### EXERCISE DESCRIPTION
What number of lines in the entries below include the string "tensors"? Respond with that number alone.

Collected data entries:

:::

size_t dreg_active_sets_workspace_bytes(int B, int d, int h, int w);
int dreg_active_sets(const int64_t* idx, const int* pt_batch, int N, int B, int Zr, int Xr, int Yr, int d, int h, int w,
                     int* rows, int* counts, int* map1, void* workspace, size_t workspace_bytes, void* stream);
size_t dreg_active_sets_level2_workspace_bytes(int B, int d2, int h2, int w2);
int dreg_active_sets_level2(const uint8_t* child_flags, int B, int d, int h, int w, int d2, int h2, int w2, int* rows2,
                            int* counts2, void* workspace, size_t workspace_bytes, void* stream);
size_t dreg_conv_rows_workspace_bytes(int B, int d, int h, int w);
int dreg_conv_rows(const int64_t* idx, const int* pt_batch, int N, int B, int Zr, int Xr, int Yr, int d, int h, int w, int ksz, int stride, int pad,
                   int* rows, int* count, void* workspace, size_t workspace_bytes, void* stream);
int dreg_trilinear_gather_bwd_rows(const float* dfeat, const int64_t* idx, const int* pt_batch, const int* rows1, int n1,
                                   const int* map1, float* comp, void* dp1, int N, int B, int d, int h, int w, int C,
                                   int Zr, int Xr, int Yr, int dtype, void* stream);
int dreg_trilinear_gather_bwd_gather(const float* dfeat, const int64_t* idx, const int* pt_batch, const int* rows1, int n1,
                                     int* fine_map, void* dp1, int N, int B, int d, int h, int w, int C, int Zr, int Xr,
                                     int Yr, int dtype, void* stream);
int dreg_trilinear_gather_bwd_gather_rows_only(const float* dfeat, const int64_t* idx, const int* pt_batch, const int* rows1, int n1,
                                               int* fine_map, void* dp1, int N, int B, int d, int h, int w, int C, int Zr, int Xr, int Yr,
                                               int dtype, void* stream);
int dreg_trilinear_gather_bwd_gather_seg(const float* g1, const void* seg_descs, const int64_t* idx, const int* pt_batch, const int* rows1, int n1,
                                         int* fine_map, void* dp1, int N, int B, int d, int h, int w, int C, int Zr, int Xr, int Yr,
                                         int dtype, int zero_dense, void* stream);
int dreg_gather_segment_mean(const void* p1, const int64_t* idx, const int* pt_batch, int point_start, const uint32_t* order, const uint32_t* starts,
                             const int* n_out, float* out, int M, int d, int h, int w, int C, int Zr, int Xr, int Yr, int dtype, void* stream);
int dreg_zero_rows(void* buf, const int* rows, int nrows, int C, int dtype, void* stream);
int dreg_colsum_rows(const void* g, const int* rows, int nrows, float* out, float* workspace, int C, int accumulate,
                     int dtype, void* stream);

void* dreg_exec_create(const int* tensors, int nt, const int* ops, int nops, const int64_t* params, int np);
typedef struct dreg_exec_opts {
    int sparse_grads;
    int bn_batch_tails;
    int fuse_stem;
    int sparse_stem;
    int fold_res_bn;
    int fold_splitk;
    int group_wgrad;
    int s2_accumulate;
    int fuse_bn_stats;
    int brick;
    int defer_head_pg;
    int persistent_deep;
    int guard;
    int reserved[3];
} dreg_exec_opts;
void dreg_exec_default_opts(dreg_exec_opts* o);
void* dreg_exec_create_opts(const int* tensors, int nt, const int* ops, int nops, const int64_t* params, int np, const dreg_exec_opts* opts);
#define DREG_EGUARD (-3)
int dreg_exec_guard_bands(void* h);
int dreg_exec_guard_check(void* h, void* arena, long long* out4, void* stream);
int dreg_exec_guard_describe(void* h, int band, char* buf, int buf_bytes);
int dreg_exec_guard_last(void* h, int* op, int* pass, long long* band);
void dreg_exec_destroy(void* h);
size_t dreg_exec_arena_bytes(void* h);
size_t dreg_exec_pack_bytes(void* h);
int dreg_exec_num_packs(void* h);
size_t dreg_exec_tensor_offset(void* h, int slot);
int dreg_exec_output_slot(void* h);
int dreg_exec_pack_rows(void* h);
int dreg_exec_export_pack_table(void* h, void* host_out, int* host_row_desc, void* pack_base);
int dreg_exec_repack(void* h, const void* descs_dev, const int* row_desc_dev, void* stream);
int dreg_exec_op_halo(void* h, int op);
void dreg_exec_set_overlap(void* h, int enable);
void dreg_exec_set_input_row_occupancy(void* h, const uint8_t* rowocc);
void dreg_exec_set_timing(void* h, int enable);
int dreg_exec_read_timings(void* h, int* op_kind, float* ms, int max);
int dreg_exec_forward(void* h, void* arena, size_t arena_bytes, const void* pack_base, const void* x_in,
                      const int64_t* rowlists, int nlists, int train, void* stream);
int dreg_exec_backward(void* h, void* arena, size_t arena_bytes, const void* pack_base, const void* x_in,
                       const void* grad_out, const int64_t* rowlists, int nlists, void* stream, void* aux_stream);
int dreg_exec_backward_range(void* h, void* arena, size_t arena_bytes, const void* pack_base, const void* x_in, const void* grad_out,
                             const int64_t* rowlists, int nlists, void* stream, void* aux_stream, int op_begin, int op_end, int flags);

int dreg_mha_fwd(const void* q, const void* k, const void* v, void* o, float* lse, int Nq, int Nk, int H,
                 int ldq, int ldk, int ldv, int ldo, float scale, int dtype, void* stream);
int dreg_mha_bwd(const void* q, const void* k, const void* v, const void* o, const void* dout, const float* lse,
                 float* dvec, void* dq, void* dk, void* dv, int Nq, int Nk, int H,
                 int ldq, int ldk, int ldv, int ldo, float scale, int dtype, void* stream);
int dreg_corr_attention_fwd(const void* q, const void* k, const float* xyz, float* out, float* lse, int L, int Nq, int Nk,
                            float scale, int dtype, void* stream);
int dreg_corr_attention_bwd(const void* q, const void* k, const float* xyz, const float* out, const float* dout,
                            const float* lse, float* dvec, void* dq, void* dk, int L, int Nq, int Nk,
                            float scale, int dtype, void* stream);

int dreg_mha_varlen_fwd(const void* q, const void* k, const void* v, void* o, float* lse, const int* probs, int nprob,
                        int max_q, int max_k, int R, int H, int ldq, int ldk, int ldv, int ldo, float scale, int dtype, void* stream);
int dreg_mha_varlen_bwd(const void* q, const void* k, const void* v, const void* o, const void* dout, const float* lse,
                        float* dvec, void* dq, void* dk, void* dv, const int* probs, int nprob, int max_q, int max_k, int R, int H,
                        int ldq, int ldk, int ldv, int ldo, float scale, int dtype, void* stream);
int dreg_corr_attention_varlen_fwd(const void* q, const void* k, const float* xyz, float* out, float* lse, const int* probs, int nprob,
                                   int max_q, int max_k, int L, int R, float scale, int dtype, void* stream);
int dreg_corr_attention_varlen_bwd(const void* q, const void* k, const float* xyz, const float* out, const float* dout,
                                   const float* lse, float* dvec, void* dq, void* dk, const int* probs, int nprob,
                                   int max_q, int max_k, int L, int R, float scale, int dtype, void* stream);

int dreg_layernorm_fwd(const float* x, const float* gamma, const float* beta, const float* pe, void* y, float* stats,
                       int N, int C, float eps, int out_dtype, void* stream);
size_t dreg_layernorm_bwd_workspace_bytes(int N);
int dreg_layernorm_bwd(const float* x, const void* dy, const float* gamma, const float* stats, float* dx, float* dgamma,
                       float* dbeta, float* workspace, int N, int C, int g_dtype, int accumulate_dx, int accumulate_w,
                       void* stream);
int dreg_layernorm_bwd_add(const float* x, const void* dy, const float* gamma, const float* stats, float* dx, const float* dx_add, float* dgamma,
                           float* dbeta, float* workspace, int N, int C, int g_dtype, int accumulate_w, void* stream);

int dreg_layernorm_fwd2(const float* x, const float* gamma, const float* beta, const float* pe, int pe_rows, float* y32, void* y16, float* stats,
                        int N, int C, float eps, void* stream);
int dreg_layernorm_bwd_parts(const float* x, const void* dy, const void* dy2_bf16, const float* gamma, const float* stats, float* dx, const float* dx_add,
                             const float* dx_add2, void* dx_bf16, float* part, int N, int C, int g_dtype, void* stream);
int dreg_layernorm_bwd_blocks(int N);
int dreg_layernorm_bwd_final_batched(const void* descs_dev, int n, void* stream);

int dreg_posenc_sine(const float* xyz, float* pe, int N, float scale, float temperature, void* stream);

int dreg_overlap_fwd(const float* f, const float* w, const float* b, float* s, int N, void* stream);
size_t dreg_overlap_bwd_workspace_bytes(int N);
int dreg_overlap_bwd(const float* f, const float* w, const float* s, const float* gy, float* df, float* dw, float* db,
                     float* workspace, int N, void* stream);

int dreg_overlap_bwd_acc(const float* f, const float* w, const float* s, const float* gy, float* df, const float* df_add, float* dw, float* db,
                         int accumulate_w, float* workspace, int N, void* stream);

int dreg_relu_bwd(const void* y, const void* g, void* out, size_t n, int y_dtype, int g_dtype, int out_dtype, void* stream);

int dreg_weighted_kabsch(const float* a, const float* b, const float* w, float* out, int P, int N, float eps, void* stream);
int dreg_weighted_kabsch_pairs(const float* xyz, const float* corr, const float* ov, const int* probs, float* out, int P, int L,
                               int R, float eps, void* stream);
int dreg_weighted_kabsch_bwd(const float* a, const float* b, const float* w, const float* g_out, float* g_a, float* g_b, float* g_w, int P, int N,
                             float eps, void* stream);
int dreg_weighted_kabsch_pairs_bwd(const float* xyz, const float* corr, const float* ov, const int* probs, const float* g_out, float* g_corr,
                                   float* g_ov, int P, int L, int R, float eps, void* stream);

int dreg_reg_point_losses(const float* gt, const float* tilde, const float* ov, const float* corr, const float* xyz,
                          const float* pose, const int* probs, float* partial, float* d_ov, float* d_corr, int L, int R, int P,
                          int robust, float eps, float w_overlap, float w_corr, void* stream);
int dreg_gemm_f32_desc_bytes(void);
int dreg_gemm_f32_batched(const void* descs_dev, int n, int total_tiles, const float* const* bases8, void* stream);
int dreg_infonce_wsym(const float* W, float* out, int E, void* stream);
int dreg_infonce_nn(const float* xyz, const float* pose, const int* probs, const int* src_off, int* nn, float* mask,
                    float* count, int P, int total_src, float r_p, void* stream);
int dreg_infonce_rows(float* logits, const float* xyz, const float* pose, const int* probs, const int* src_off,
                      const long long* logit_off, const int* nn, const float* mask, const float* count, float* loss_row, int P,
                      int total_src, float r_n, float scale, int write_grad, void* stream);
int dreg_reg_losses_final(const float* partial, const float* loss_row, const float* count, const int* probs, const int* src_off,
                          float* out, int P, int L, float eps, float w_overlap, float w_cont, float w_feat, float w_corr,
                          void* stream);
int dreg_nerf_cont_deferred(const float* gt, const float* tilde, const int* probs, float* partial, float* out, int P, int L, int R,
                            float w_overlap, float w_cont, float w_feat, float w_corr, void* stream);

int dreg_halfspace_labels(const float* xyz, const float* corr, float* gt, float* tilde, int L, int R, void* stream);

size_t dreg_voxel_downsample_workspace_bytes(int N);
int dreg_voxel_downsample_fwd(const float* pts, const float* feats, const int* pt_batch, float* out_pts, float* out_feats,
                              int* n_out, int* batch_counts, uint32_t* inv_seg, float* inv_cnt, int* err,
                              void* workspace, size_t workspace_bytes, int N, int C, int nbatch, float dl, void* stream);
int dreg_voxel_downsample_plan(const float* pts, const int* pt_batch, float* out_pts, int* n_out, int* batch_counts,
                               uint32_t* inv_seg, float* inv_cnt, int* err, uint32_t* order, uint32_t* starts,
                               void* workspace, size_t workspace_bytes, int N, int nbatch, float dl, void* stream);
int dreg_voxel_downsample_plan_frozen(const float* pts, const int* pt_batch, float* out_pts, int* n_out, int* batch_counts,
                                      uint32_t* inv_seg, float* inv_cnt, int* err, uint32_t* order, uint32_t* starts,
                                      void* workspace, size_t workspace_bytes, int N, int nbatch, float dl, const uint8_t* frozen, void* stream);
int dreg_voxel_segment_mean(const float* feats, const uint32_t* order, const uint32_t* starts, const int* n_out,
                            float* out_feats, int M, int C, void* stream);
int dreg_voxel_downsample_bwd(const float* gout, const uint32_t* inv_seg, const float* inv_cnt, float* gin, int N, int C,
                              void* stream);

:::

### EXERCISE OUTPUT
2